Business Ethics in Biblical Perspective: A Comprehensive Introduction
Reviewed by Walton Padelford, Business and Economics, Union University
Michael Cafferky has produced a book on the highly relevant topic of business ethics which seeks to incorporate scriptural teaching and scriptural themes in the discussion of ethical decision-making in business. In doing this, he answers his own rhetorical question, “Should the problem of biblical illiteracy be given to religion faculty, pastors, and priests to correct? Framed in more blunt terms, on what basis should the Christian business classroom abdicate its role … in teaching the biblical foundations for business?” (10).
Cafferky discusses a community-oriented approach toward ethical action as a better way of ethics than the highly individualistic, cognitive approach. Life in community provides context for action and ethical decision-making. The community life of Israel is presented as an example: “You shall not do at all what we are doing here today, every man doing whatever is right in his own eyes” (Deuteronomy 12:8). Decision-making in business is an integral part of the way of following Christ and engaging in discipleship.
Cafferky divides his book into five parts: The Fundamentals, Contemporary Approaches, Contemporary Issues, Widening the Perspective, and Appendices and Case Studies. “The Fundamentals” contains material on biblical themes. “Contemporary Approaches” discusses standard ethics frameworks such as utilitarianism, egoism, virtue ethics, and many others. “Contemporary Issues” presents ethical issues in management, in marketing, and in several other contexts. “Widening the Perspective” deals with corporate social responsibility and the pressure to compromise. The Appendices present biblical themes and ethical models in summary form.
Each chapter follows a similar format, beginning with a scripture passage and chapter overview. These are followed by main topics, key terms, and an opening scenario, which presents a case illustrating an event from business life. After these introductory matters, the body of each chapter proceeds with the topic at hand. Following the chapter focus, Cafferky has a section of “Evaluation: Pros and Cons,” in which he discusses the positives and negatives of various ethical approaches.
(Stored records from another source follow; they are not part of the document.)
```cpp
struct ccgp_handle {
  int device = 0;
  hipStream_t own_stream = nullptr;
  hipStream_t stream = nullptr;
  size_t ws_limit = size_t(24) << 30;
  int opt_small_grid16 = 0;
  int opt_predict_factor = 1;
  int opt_fuse_diag = 1;
  int opt_tail_strips = 1;
  int opt_wide_offsets = 0;
  int opt_sched = 3;
  int opt_sched_policy = 11;
  int sched_timeout_ms = 30000;
  int sched_backlog_min = 0;
  int n_cus = 256;
  unsigned long long* sched_prof_dev = nullptr;
  int sched_prof_wgs = 0;
  void* ws = nullptr;
  size_t ws_bytes = 0;
  void* stage = nullptr;
  size_t stage_bytes = 0;
  void* pin = nullptr;
  size_t pin_bytes = 0;
  size_t pin_in = 0;
  hipStream_t aux_stream = nullptr;
  hipEvent_t aux_fork = nullptr, aux_join = nullptr;
  hipEvent_t pull_ev[ccgp::kPullSlices] = {};
  std::string err;
  ccgp::KernelFamily fam;
  unsigned timing = 0;
  std::vector<ccgp::TimedSpan> spans;
  size_t spans_used = 0;
};

namespace ccgp {

struct DrawView {
  const double* params;
  int ldp;
  int K;
  int d;
  KernelFamily fam;
};
// ... 278 lines not shown
```

### include/ccgp.h

```cpp
#ifndef CCGP_H
#define CCGP_H

#include <stddef.h>
#include <stdint.h>

#ifdef __cplusplus
extern "C" {
#endif

typedef struct ccgp_handle ccgp_handle;

enum {
  CCGP_OK = 0,
  CCGP_EINVAL = -1,
  CCGP_EHIP = -2,
  CCGP_ENOMEM = -3,
  CCGP_EUNSUPPORTED = -4
};

enum {
  CCGP_MEAN_PROFILE_BETA = 0,
  CCGP_MEAN_ZERO_PLUS_TAU2 = 1
};

enum {
  CCGP_PRIOR_INVGAMMA = 0,
  CCGP_PRIOR_GV = 1,
  CCGP_PRIOR_ISO = 2,
  CCGP_PRIOR_ANI = 3
};

int ccgp_create(int device, ccgp_handle** out);
int ccgp_destroy(ccgp_handle* h);
const char* ccgp_last_error(const ccgp_handle* h);
const char* ccgp_version(void);
int ccgp_set_stream(ccgp_handle* h, void* hip_stream);
enum { CCGP_KERNEL_GAUSS = 0, CCGP_KERNEL_MATERN = 1, CCGP_KERNEL_MATERN_SPLINE = 2 };
int ccgp_set_kernel(ccgp_handle* h, int family, double nu);
int ccgp_set_workspace_limit(ccgp_handle* h, size_t bytes);
enum { CCGP_OPT_FUSE_DIAG = 2, CCGP_OPT_TAIL_STRIPS = 3, CCGP_OPT_WIDE_OFFSETS = 4, CCGP_OPT_SMALL_GRID16 = 5,
       CCGP_OPT_SCHED = 7, CCGP_OPT_SCHED_POLICY = 8, CCGP_OPT_PREDICT_FACTOR = 9 };
int ccgp_set_option(ccgp_handle* h, int option, int value);
int ccgp_reserve(ccgp_handle* h, int n, int d, int K, int B, int m);
int ccgp_synchronize(ccgp_handle* h);

int ccgp_corr_matrix(ccgp_handle* h, const double* X, int n, int d, const double* theta,
                     double* out_R);
int ccgp_corr_cross(ccgp_handle* h, const double* Xnew, int m, const double* X, int n, int d,
                    const double* theta, double* out);

int ccgp_mixed_corr_matrix(ccgp_handle* h, const double* X, int n, int d, int K,
                           const double* params, double* out_R);
int ccgp_mixed_corr_cross(ccgp_handle* h, const double* Xnew, int m, const double* X, int n,
                          int d, int K, const double* params, double* out);

int ccgp_beta_mle(ccgp_handle* h, const double* R_inv, const double* y, int n, double* out_beta);
int ccgp_sigma2_mle(ccgp_handle* h, const double* R_inv, const double* y, int n, double beta,
                    double* out_sigma2);

int ccgp_loglik_batch(ccgp_handle* h, const double* X, int n, int d, const double* y, int K,
                      const double* params, int B, double sigma2, int mean_mode, double tau2,
                      double* out_loglik, double* out_beta, int* status);
int ccgp_loglik_batch_dev(ccgp_handle* h, const double* dX, int n, int d, const double* dy, int K,
                          const double* dparams, int B, double sigma2, int mean_mode, double tau2,
                          double* d_loglik, double* d_beta, int* d_status);

int ccgp_loglik_grad_batch(ccgp_handle* h, const double* X, int n, int d, const double* y, int K,
                           const double* params, int B, double sigma2, double* out_loglik,
                           double* out_beta, double* out_grad, int* status);

int ccgp_logpost(ccgp_handle* h, const double* X, int n, int d, const double* y, double sigma2,
                 int prior_id, const double* theta_t, const double* prior_pars, double* out_val,
                 double* out_beta, double* out_loglik, double* out_Rinv, int* status);
int ccgp_logpost_batch(ccgp_handle* h, const double* X, int n, int d, const double* y, double sigma2, int prior_id,
// ... 91 lines not shown
```

Measured before the change: 2653 evals/s.

## Pair panel-solve tiles per workgroup, streaming two output tiles through one pipeline

In the blocked Cholesky panel solve (mode 1), each workgroup now handles two vertically adjacent output tiles instead of one. It streams their K-loops back to back through the same double-buffered LDS pipeline, storing the first tile at a seam callback and then resetting the accumulators. This halves the number of trsm workgroups, amortises pipeline fill/drain and the shared Q operand setup, and keeps the prefetch running across the tile boundary. In exchange there is less parallelism per launch, longer per-workgroup latency, and a new default-on option that changes the unit indexing.

```diff
diff --git a/convex-combination-of-gaussian-processes_amd/api.py b/convex-combination-of-gaussian-processes_amd/api.py
--- a/convex-combination-of-gaussian-processes_amd/api.py
+++ b/convex-combination-of-gaussian-processes_amd/api.py
@@ -13,7 +13,7 @@
 T_COV, T_UPDATE, T_DIAG, T_TRSM, T_SOLVE, T_FUSED = range(6)
 KERNEL_GAUSS, KERNEL_MATERN, KERNEL_MATERN_SPLINE = 0, 1, 2
 OPT_FUSE_DIAG, OPT_TAIL_STRIPS, OPT_WIDE_OFFSETS, OPT_SMALL_GRID16 = 2, 3, 4, 5
-OPT_SCHED, OPT_SCHED_POLICY, OPT_PREDICT_FACTOR = 7, 8, 9
+OPT_SCHED, OPT_SCHED_POLICY, OPT_PREDICT_FACTOR, OPT_TRSM_PAIR = 7, 8, 9, 10
 TIMING_NAMES = ("cov", "update", "diag", "trsm", "solve", "fused", "sweep")
 
 _dp = POINTER(c_double)
diff --git a/convex-combination-of-gaussian-processes_amd/csrc/blocked.hip b/convex-combination-of-gaussian-processes_amd/csrc/blocked.hip
--- a/convex-combination-of-gaussian-processes_amd/csrc/blocked.hip
+++ b/convex-combination-of-gaussian-processes_amd/csrc/blocked.hip
@@ -42,6 +42,7 @@
   int* status;
   int n;
   double ptol;
+  int trsm_pair;
 };
 
 template <int S, bool THIN>
@@ -77,11 +78,14 @@
   }
 };
 
-template <int S, bool THIN, bool TRI = false>
+struct NoSeam {};
+template <int S, bool THIN, bool TRI = false, class SEAM = NoSeam>
 __device__ __forceinline__ void gemm_accumulate(double* smem, const double* P, int ldP, const double* Q,
                                                 int ldQ, int Kdim,
-                                                d4 (&acc)[TileGeom<S, THIN>::NX][TileGeom<S, THIN>::NY]) {
+                                                d4 (&acc)[TileGeom<S, THIN>::NX][TileGeom<S, THIN>::NY],
+                                                int ntile = 1, ptrdiff_t tile_step = 0, SEAM seam = SEAM{}) {
   static_assert(!TRI || S == 1, "the triangular skip is only wired for full-width tiles");
+  constexpr bool STREAM = !__is_same(SEAM, NoSeam);
   constexpr int CW = TileGeom<S, THIN>::CW;
   constexpr int NX = TileGeom<S, THIN>::NX;
   constexpr int NY = TileGeom<S, THIN>::NY;
@@ -108,6 +112,8 @@
   const double* pQ = Q + swz_src(ql, qpar) + (size_t)(CPI * wave + qcol_in) * ldQ;
   const size_t stepQ = (size_t)(4 * CPI) * ldQ;
 
+  const int nk = Kdim / BKs;
+  int issued = 0;
   auto issue = [&](int stage) {
     double* Ps_ = smem + stage * STAGE + wave * kTile;
     double* Qs_ = smem + stage * STAGE + BKs * kTile + wave * kTile;
@@ -121,6 +127,13 @@
                                        (__attribute__((address_space(3))) void*)(Qs_ + 4 * q * kTile), 16, 0, 0);
     pP += (BKs / 4) * stepP;
     pQ += QI * stepQ;
+    if constexpr (STREAM) {
+      if (++issued == nk) {
+        issued = 0;
+        pP += tile_step - (ptrdiff_t)Kdim * ldP;
+        pQ -= (ptrdiff_t)Kdim * ldQ;
+      }
+    }
   };
 
   static_assert(BKs == 16, "the pipeline below is written for four k-steps per stage");
@@ -149,29 +162,40 @@
   } while (0)
   constexpr int XH = NX > 1 ? 1 : NX;
 
-  const int nk = Kdim / BKs;
   issue(0);
   __syncthreads();
   if (nk > 1) issue(1);
   CCGP_LOADF(pfA, qfA, 0, 0);
-  for (int kt = 0; kt < nk; ++kt) {
-    const int stg = kt & 1;
-    CCGP_MFMAS(pfA, qfA, kt, 0, XH);
-    CCGP_LOADF(pfB, qfB, stg, 1);
-    CCGP_MFMAS(pfA, qfA, kt, XH, NX);
-    CCGP_MFMAS(pfB, qfB, kt, 0, XH);
-    CCGP_LOADF(pfA, qfA, stg, 2);
-    CCGP_MFMAS(pfB, qfB, kt, XH, NX);
-    CCGP_MFMAS(pfA, qfA, kt, 0, XH);
-    CCGP_LOADF(pfB, qfB, stg, 3);
-    CCGP_MFMAS(pfA, qfA, kt, XH, NX);
-    if (kt + 1 < nk) {
-      __syncthreads();
-      if (kt + 2 < nk) issue(stg);
-    }
-    CCGP_MFMAS(pfB, qfB, kt, 0, XH);
-    if (kt + 1 < nk) CCGP_LOADF(pfA, qfA, stg ^ 1, 0);
-    CCGP_MFMAS(pfB, qfB, kt, XH, NX);
+  for (int t = 0; t < (STREAM ? ntile : 1); ++t) {
+    const bool more = STREAM && t + 1 < ntile;
+    for (int kt = 0; kt < nk; ++kt) {
+      const int stg = kt & 1;
+      CCGP_MFMAS(pfA, qfA, kt, 0, XH);
+      CCGP_LOADF(pfB, qfB, stg, 1);
+      CCGP_MFMAS(pfA, qfA, kt, XH, NX);
+      CCGP_MFMAS(pfB, qfB, kt, 0, XH);
+      CCGP_LOADF(pfA, qfA, stg, 2);
+      CCGP_MFMAS(pfB, qfB, kt, XH, NX);
+      CCGP_MFMAS(pfA, qfA, kt, 0, XH);
+      CCGP_LOADF(pfB, qfB, stg, 3);
+      CCGP_MFMAS(pfA, qfA, kt, XH, NX);
+      if (kt + 1 < nk || more) {
+        __syncthreads();
+        if (kt + 2 < nk || more) issue(stg);
+      }
+      CCGP_MFMAS(pfB, qfB, kt, 0, XH);
+      if (kt + 1 < nk || more) CCGP_LOADF(pfA, qfA, stg ^ 1, 0);
+      CCGP_MFMAS(pfB, qfB, kt, XH, NX);
+    }
+    if constexpr (STREAM) {
+      if (more) {
+        seam(t);
+#pragma unroll
+        for (int x = 0; x < NX; ++x)
+#pragma unroll
+          for (int y = 0; y < NY; ++y) acc[x][y] = d4{0.0, 0.0, 0.0, 0.0};
+      }
+    }
   }
 #undef CCGP_LOADF
 #undef CCGP_MFMAS
@@ -380,40 +404,48 @@
 #undef CCGP_RMFMAS
 }
 
-template <int S, bool THIN, bool TRI = false, bool RING = false>
+template <int S, bool THIN, bool TRI = false, bool RING = false, bool STREAM = false>
 __device__ __forceinline__ void gemm_tile(double* smem, const double* P, int ldP, const double* Q,
-                                          int ldQ, int Kdim, double* C, int ld, int mode) {
+                                          int ldQ, int Kdim, double* C, int ld, int mode, int ntile = 1,
+                                          ptrdiff_t tile_step = 0) {
   constexpr int NX = TileGeom<S, THIN>::NX;
   constexpr int NY = TileGeom<S, THIN>::NY;
   d4 acc[NX][NY];
+  auto store = [&](double* Ct) {
+    const int lane = tid_now() & 63, wave = tid_now() >> 6;
+    const int row0 = TileGeom<S, THIN>::row0(wave), col0 = TileGeom<S, THIN>::col0(wave);
+    const int l15 = lane & 15, l4 = lane >> 4;
+    if (THIN && col0 >= TileGeom<S, THIN>::CW) return;
+#pragma unroll
+    for (int x = 0; x < NX; ++x) {
+      double cv[NY][4];
+      if (mode == 0) {
+#pragma unroll
+        for (int y = 0; y < NY; ++y)
+#pragma unroll
+          for (int r = 0; r < 4; ++r)
+            cv[y][r] = Ct[row0 + y * 16 + l15 + (size_t)(col_block<S, THIN, TRI>(wave, x) * 16 + l4 + 4 * r) * ld];
+      }
+#pragma unroll
+      for (int y = 0; y < NY; ++y)
+#pragma unroll
+        for (int r = 0; r < 4; ++r) {
+          double* p = Ct + row0 + y * 16 + l15 + (size_t)(col_block<S, THIN, TRI>(wave, x) * 16 + l4 + 4 * r) * ld;
+          *p = mode == 0 ? cv[y][r] - acc[x][y][r] : acc[x][y][r];
+        }
+    }
+  };
   if constexpr (RING) {
     static_assert((S == 2 || S == 4) && !THIN && !TRI, "the four-stage ring exists for half- and quarter-width update strips");
     strip_accumulate_ring<S>(smem, P, ldP, Q, ldQ, Kdim, acc);
+  } else if constexpr (STREAM) {
+    gemm_accumulate<S, THIN, TRI>(smem, P, ldP, Q, ldQ, Kdim, acc, ntile, tile_step,
+                                  [&](int t) { store(C + t * tile_step); });
+    C += (ntile - 1) * tile_step;
   } else {
     gemm_accumulate<S, THIN, TRI>(smem, P, ldP, Q, ldQ, Kdim, acc);
   }
-  const int lane = tid_now() & 63, wave = tid_now() >> 6;
-  const int row0 = TileGeom<S, THIN>::row0(wave), col0 = TileGeom<S, THIN>::col0(wave);
-  const int l15 = lane & 15, l4 = lane >> 4;
-  if (THIN && col0 >= TileGeom<S, THIN>::CW) return;
-#pragma unroll
-  for (int x = 0; x < NX; ++x) {
-    double cv[NY][4];
-    if (mode == 0) {
-#pragma unroll
-      for (int y = 0; y < NY; ++y)
-#pragma unroll
-        for (int r = 0; r < 4; ++r)
-          cv[y][r] = C[row0 + y * 16 + l15 + (size_t)(col_block<S, THIN, TRI>(wave, x) * 16 + l4 + 4 * r) * ld];
-    }
-#pragma unroll
-    for (int y = 0; y < NY; ++y)
-#pragma unroll
-      for (int r = 0; r < 4; ++r) {
-        double* p = C + row0 + y * 16 + l15 + (size_t)(col_block<S, THIN, TRI>(wave, x) * 16 + l4 + 4 * r) * ld;
-        *p = mode == 0 ? cv[y][r] - acc[x][y][r] : acc[x][y][r];
-      }
-  }
+  store(C);
 }
 
 
@@ -760,13 +792,16 @@
   diag_factor(g, blockIdx.x, lds);
 }
 
-__host__ __device__ inline int gemm_units_per_matrix(int mode, int nt, int j, int ne, int S, int rows_only = 0) {
+__host__ __device__ inline int gemm_units_per_matrix(int mode, int nt, int j, int ne, int S, int rows_only = 0, int pair = 0) {
   if (rows_only) return mode == 0 ? ne * S : ne;
+  if (mode == 1 && pair) return ((nt - 1 - j) + ne + 1) / 2 + 1;
   return mode == 0 ? 1 + ((nt - 1 - j) + ne) * S : (nt - j) + ne;
 }
 
-template <int MODE, int S>
-__device__ __forceinline__ void gemm_unit(const GemmArgs& g, double* smem, int j, int b, int i, int strip, bool ring) {
+template <int MODE, int S, bool STREAM = false>
+__device__ __forceinline__ void gemm_unit(const GemmArgs& g, double* smem, int j, int b, int i, int strip, bool ring,
+                                          int i2 = -1) {
+  static_assert(!STREAM || (MODE == 1 && S == 1), "only the panel solve streams tiles");
   const int ld = g.ld;
   double* Ab = g.A + (size_t)b * g.a_stride;
   const bool thin = i == g.nt;
@@ -816,6 +851,12 @@
       return;
     }
   }
+  if constexpr (STREAM) {
+    const bool two = i2 >= 0 && !(g.extra_lower && i2 > g.nt && j < i2 - g.nt - 1);
+    gemm_tile<S, false, TRI, false, true>(smem, P, ldP, Q, ldQ, Kdim, C, rld, MODE, two ? 2 : 1,
+                                          (ptrdiff_t)(i2 - i) * kTile);
+    return;
+  }
   gemm_tile<S, false, TRI>(smem, P, ldP, Q, ldQ, Kdim, C, rld, MODE);
 }
 
@@ -833,7 +874,7 @@
 template <int MODE, int S>
 __device__ __forceinline__ void gemm_dispatch(const GemmArgs& g, double* smem) {
   const int L = blockIdx.x;
-  int b, i, strip = 0;
+  int b, i, i2 = -1, strip = 0;
   bool ring = false;
   if (MODE == 0 && !g.rows_only) {
     const int nb8 = (g.nb + 7) & ~7;
@@ -864,7 +905,7 @@
     i = g.j + 1 + (r >> 3);
     if (i >= g.nt) i += 1;
   } else {
-    const int per_grp = 8 * gemm_units_per_matrix(MODE, g.nt, g.j, g.ne, S, g.rows_only);
+    const int per_grp = 8 * gemm_units_per_matrix(MODE, g.nt, g.j, g.ne, S, g.rows_only, g.trsm_pair);
     const int grp = L / per_grp, r = L % per_grp;
     b = grp * 8 + (r & 7);
     if (b >= g.nb) return;
@@ -872,11 +913,20 @@
     if (g.rows_only) {
       strip = MODE == 0 ? u % S : 0;
       i = g.nt + 1 + (MODE == 0 ? u / S : u);
+    } else if (MODE == 1 && g.trsm_pair) {
+      const int nfull = (g.nt - 1 - g.j) + g.ne;
+      auto tile_row = [&](int f) { return g.j + 1 + f + (g.j + 1 + f >= g.nt ? 1 : 0); };
+      if (2 * u >= nfull) {
+        i = g.nt;
+      } else {
+        i = tile_row(2 * u);
+        if (2 * u + 1 < nfull) i2 = tile_row(2 * u + 1);
+      }
     } else {
       i = g.j + 1 + u;
     }
   }
-  gemm_unit<MODE, S>(g, smem, g.j, b, i, strip, ring);
+  gemm_unit<MODE, S, MODE == 1>(g, smem, g.j, b, i, strip, ring, i2);
 }
 
 #define CCGP_DEFINE_GEMM(NAME, MODE, S, WPS)                                            \
@@ -906,7 +956,7 @@
 
 static void launch_gemm(hipStream_t s, GemmArgs g, int mode, int S) {
   const int nb8 = round_up(g.nb, 8);
-  int units = nb8 * gemm_units_per_matrix(mode, g.nt, g.j, g.ne, S, g.rows_only);
+  int units = nb8 * gemm_units_per_matrix(mode, g.nt, g.j, g.ne, S, g.rows_only, g.trsm_pair);
   if (mode == 0 && !g.rows_only) {
     const int tiles = (g.nt - 1 - g.j) + g.ne;
     int ts = 2;
@@ -1413,7 +1463,7 @@
     g.A = w.A; g.a_stride = w.a_stride; g.npad = npad; g.invd = w.invd;
     g.invd_stride = (size_t)nt * kTile * kTile; g.nt = nt; g.nb = nb; g.ld = w.ld; g.ne = w.ne;
     g.extra_lower = job && job->kind >= kJobInverse ? 1 : 0;
-    g.fuse_diag = h->opt_fuse_diag; g.tail_strips = h->opt_tail_strips; g.wide = h->opt_wide_offsets; g.logdet_part = w.z; g.status = status + b0; g.n = n;
+    g.fuse_diag = h->opt_fuse_diag; g.tail_strips = h->opt_tail_strips; g.wide = h->opt_wide_offsets; g.trsm_pair = h->opt_trsm_pair; g.logdet_part = w.z; g.status = status + b0; g.n = n;
     g.ptol = pivot_tolerance(mean_mode, n);
   }
 
diff --git a/convex-combination-of-gaussian-processes_amd/csrc/capi.hip b/convex-combination-of-gaussian-processes_amd/csrc/capi.hip
--- a/convex-combination-of-gaussian-processes_amd/csrc/capi.hip
+++ b/convex-combination-of-gaussian-processes_amd/csrc/capi.hip
@@ -668,6 +668,10 @@
   }
   if (option == CCGP_OPT_WIDE_OFFSETS && (value == 0 || value == 1)) {
     h->opt_wide_offsets = value;
+    return CCGP_OK;
+  }
+  if (option == CCGP_OPT_TRSM_PAIR && (value == 0 || value == 1)) {
+    h->opt_trsm_pair = value;
     return CCGP_OK;
   }
   if (option == CCGP_OPT_SMALL_GRID16 && (value == 0 || value == 1)) {
diff --git a/convex-combination-of-gaussian-processes_amd/csrc/ccgp_internal.h b/convex-combination-of-gaussian-processes_amd/csrc/ccgp_internal.h
--- a/convex-combination-of-gaussian-processes_amd/csrc/ccgp_internal.h
+++ b/convex-combination-of-gaussian-processes_amd/csrc/ccgp_internal.h
@@ -51,6 +51,7 @@
   int opt_fuse_diag = 1;
   int opt_tail_strips = 1;
   int opt_wide_offsets = 0;
+  int opt_trsm_pair = 1;
   int opt_sched = 3;
   int opt_sched_policy = 11;
   int sched_timeout_ms = 30000;
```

This is followed in each chapter with a section called “Down to the Nitty-Gritty,” in which the student is directed back to the opening scenario and asked to analyze the business case in light of the chapter topic. Each chapter concludes with “Through the Lens of Biblical Themes,” in which the chapter topic is analyzed through the headings of cosmic conflict, creation, holiness, covenant relationships, shalom, Sabbath, justice, righteousness, truth, wisdom, loving kindness, and redemption.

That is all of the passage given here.